Find and copy every line in the records that includes the string "getenv".

[Extracted records]
§

static int launch_chunk_decoders(orcgpu_ctx* ctx, hipStream_t st, ChunkDesc* d_chunks, const ChunkDesc* h_chunks, uint32_t n_chunks, ZBlock* d_zblocks,
                                 uint32_t n_zblocks, const ZItem* d_zitems, uint32_t* d_zdump, uint32_t* d_zstatus, uint32_t* d_zprogress, const uint32_t* d_order, hipEvent_t stage1_done = nullptr,
                                 uint32_t n_zchains = 0, uint16_t* d_ztab = nullptr, ZSeqHdr* d_zhdr = nullptr, bool split_literals = false, hipEvent_t tables_ev = nullptr,
                                 hipEvent_t seq_done_ev = nullptr) {
  bool deflate = false, tokens = false, others = false, lzo = false;
  constexpr bool use_inflate_parse = true;
  for (uint32_t i = 0; i < n_chunks; i++) {
    const uint32_t k = h_chunks[i].kind;
    if (k == 1) deflate = true;
    else if (k == 3) lzo = true;
    else others = true;
    if (k == 2 || k == 4) tokens = true;
  }
  if (deflate && use_inflate_parse) others = true;
  int copy_too = 1;
  if (others) {
    const bool side = decomp_side_by_side(ctx, h_chunks, n_chunks, n_zblocks, d_ztab != nullptr);
    if (n_zblocks) HIP_TRY(ctx, hipMemsetAsync(d_zstatus, 0xff, 8ull * n_zblocks, st));
    HIP_TRY(ctx, hipMemsetAsync(d_zprogress, 0, 4ull * n_zblocks + 8, st));
    if (side) {
      HIP_TRY(ctx, hipEventRecord(ctx->aux_ev[0], st));
      HIP_TRY(ctx, hipStreamWaitEvent(ctx->aux_stream, ctx->aux_ev[0], 0));
    }
    const bool lit_aside = split_literals && d_ztab && ctx->aux_stream && !(getenv("ORCGPU_ZSTD_LIT_ASIDE") && atoi(getenv("ORCGPU_ZSTD_LIT_ASIDE")) == 0);
    if (n_zblocks && split_literals && !lit_aside)
      HIP_TRY(ctx, launch(zstd_literals_kernel, (uint64_t)n_zblocks, true, 64, st, (const ZBlock*)d_zblocks, n_zblocks, d_zstatus, d_zprogress));
    if (n_zblocks) HIP_TRY(ctx, launch(zstd_entropy_kernel, (split_literals ? 1ull : 2ull) * n_zblocks, true, 64, st, (const ZBlock*)d_zblocks, n_zblocks, d_zdump, d_zstatus, d_zprogress, d_ztab, d_zhdr));
    if (d_ztab && n_zchains) {
      if (tables_ev) HIP_TRY(ctx, hipEventRecord(tables_ev, st));
      if (tables_ev) ctx->tables_gate.store(1, std::memory_order_release);
      for (int k = 0; k < ctx->n_gate_peers; k++) {
        orcgpu_ctx* peer = ctx->gate_peers[k];
        int g = 0;
        for (int spins = 0; spins < 100000 && !(g = peer->tables_gate.load(std::memory_order_acquire)); spins++) std::this_thread::yield();
        if (g == 1) HIP_TRY(ctx, hipStreamWaitEvent(st, peer->ev[7], 0));
      }
      if (tables_ev) HIP_TRY(ctx, hipEventRecord(ctx->ev[9], st));
    }
    if (n_zblocks && lit_aside) HIP_TRY(ctx, hipEventRecord(ctx->aux_ev[0], st));
    if (d_ztab && n_zchains) {
      HIP_TRY(ctx, launch(zstd_seq_quads_kernel, (uint64_t)(n_zchains + 15) / 16, true, 64, st, (const ZBlock*)d_zblocks, n_zchains, (const uint16_t*)d_ztab, (const ZSeqHdr*)d_zhdr, d_zstatus));
      if (seq_done_ev) HIP_TRY(ctx, hipEventRecord(seq_done_ev, st));
    }
    if (n_zblocks && lit_aside) {
      HIP_TRY(ctx, hipStreamWaitEvent(ctx->aux_stream, ctx->aux_ev[0], 0));
      HIP_TRY(ctx, hipEventRecord(ctx->lit_ev[0], ctx->aux_stream));
      HIP_TRY(ctx, launch(zstd_literals_kernel, (uint64_t)n_zblocks, true, 64, ctx->aux_stream, (const ZBlock*)d_zblocks, n_zblocks, d_zstatus, d_zprogress));
      HIP_TRY(ctx, hipEventRecord(ctx->lit_ev[1], ctx->aux_stream));
      ctx->lit_ev_used = true;
      HIP_TRY(ctx, hipEventRecord(ctx->aux_ev[1], ctx->aux_stream));
      HIP_TRY(ctx, hipStreamWaitEvent(st, ctx->aux_ev[1], 0));
    }
    if (tokens) HIP_TRY(ctx, launch(lz_parse_kernel, (uint64_t)n_chunks, true, 64 * LZP_WAVES, st, d_chunks, n_chunks));
    if (deflate && use_inflate_parse) {
      const bool four = n_chunks <= 6u * (ctx->n_cus ? ctx->n_cus : 256u);
      ctx->dbg_inflate_threads = four ? 256u : 64u;
      if (four) {
        HIP_TRY(ctx, launch(inflate_parse4_kernel, (uint64_t)n_chunks, true, 256, st, d_chunks, n_chunks, 0u, 0xffffffffu));
      } else {
        HIP_TRY(ctx, launch(inflate_parse_kernel, (uint64_t)n_chunks, true, 64, st, d_chunks, n_chunks, 0u, 0xffffffffu));
      }
    }
    if (stage1_done) HIP_TRY(ctx, hipEventRecord(stage1_done, st));
    stage1_done = nullptr;
    if (tokens) {
      const bool four = n_chunks > 4u * (ctx->n_cus ? ctx->n_cus : 256u);
      if (four) HIP_TRY(ctx, launch(lz_exec_tokens4_kernel, (uint64_t)n_chunks, true, 256, st, d_chunks, n_chunks));
      else HIP_TRY(ctx, launch(lz_exec_tokens_kernel, (uint64_t)n_chunks, true, LZT_THREADS, st, d_chunks, n_chunks));
    }
    hipStream_t xs = side ? ctx->aux_stream : st;
    const char* pe = getenv("ORCGPU_EXEC_PATIENCE");
    const uint32_t patience = pe ? (uint32_t)atoll(pe) : (uint32_t)LZX_WATCHDOG;
    const uint64_t xgrid = std::min<uint64_t>(n_chunks, (side ? 512ull / LZX_THREADS : 1024ull / LZX_THREADS) * (ctx->n_cus ? ctx->n_cus : 256));
    const bool single_shot = d_ztab != nullptr || (!side && n_chunks >= 2048);
    const bool wave_groups = single_shot;
    if (deflate) ctx->dbg_exec_threads = wave_groups ? 64u : (uint32_t)LZX_THREADS;
    if (wave_groups)
      HIP_TRY(ctx, launch(lz_exec_wave_kernel, (uint64_t)n_chunks, true, 64, xs, d_chunks, n_chunks, d_zitems, (const ZBlock*)d_zblocks, (const uint32_t*)d_zstatus,
                          (const uint32_t*)d_zprogress, n_zblocks, copy_too, d_order));
    else
    HIP_TRY(ctx, launch(lz_exec_kernel, single_shot ? (uint64_t)n_chunks : xgrid, true, LZX_THREADS, xs, d_chunks, n_chunks, d_zitems, (const ZBlock*)d_zblocks, (const uint32_t*)d_zstatus,
                        (const uint32_t*)d_zprogress, n_zblocks, copy_too, d_order, single_shot ? (uint32_t*)nullptr : d_zprogress + n_zblocks, side ? 0 : 2, patience));
    if (side) {
      HIP_TRY(ctx, hipEventRecord(ctx->aux_ev[1], ctx->aux_stream));
      HIP_TRY(ctx, hipStreamWaitEvent(st, ctx->aux_ev[1], 0));
      const uint64_t xgrid2 = std::min<uint64_t>(n_chunks, (1024ull / LZX_THREADS) * (ctx->n_cus ? ctx->n_cus : 256));
      HIP_TRY(ctx, hipMemsetAsync(d_zprogress + n_zblocks, 0, 4, st));
      HIP_TRY(ctx, launch(lz_exec_kernel, xgrid2, true, LZX_THREADS, st, d_chunks, n_chunks, d_zitems, (const ZBlock*)d_zblocks, (const uint32_t*)d_zstatus,
                          (const uint32_t*)d_zprogress, n_zblocks, copy_too, d_order, d_zprogress + n_zblocks, 1, (uint32_t)LZX_WATCHDOG));
    }
    copy_too = 0;
  }
  if (stage1_done) HIP_TRY(ctx, hipEventRecord(stage1_done, st));
  if (lzo) {
    HIP_TRY(ctx, launch(decompress_lzo_kernel, (uint64_t)n_chunks, true, 64, st, d_chunks, n_chunks));
  }
  if (deflate) HIP_TRY(ctx, launch(decompress_deflate_kernel, (uint64_t)n_chunks, true, 64, st, d_chunks, n_chunks, copy_too, use_inflate_parse ? 1 : 0));
  return ORCGPU_OK;
}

§

— Reply —
    const bool lit_aside = split_literals && d_ztab && ctx->aux_stream && !(getenv("ORCGPU_ZSTD_LIT_ASIDE") && atoi(getenv("ORCGPU_ZSTD_LIT_ASIDE")) == 0);
    const char* pe = getenv("ORCGPU_EXEC_PATIENCE");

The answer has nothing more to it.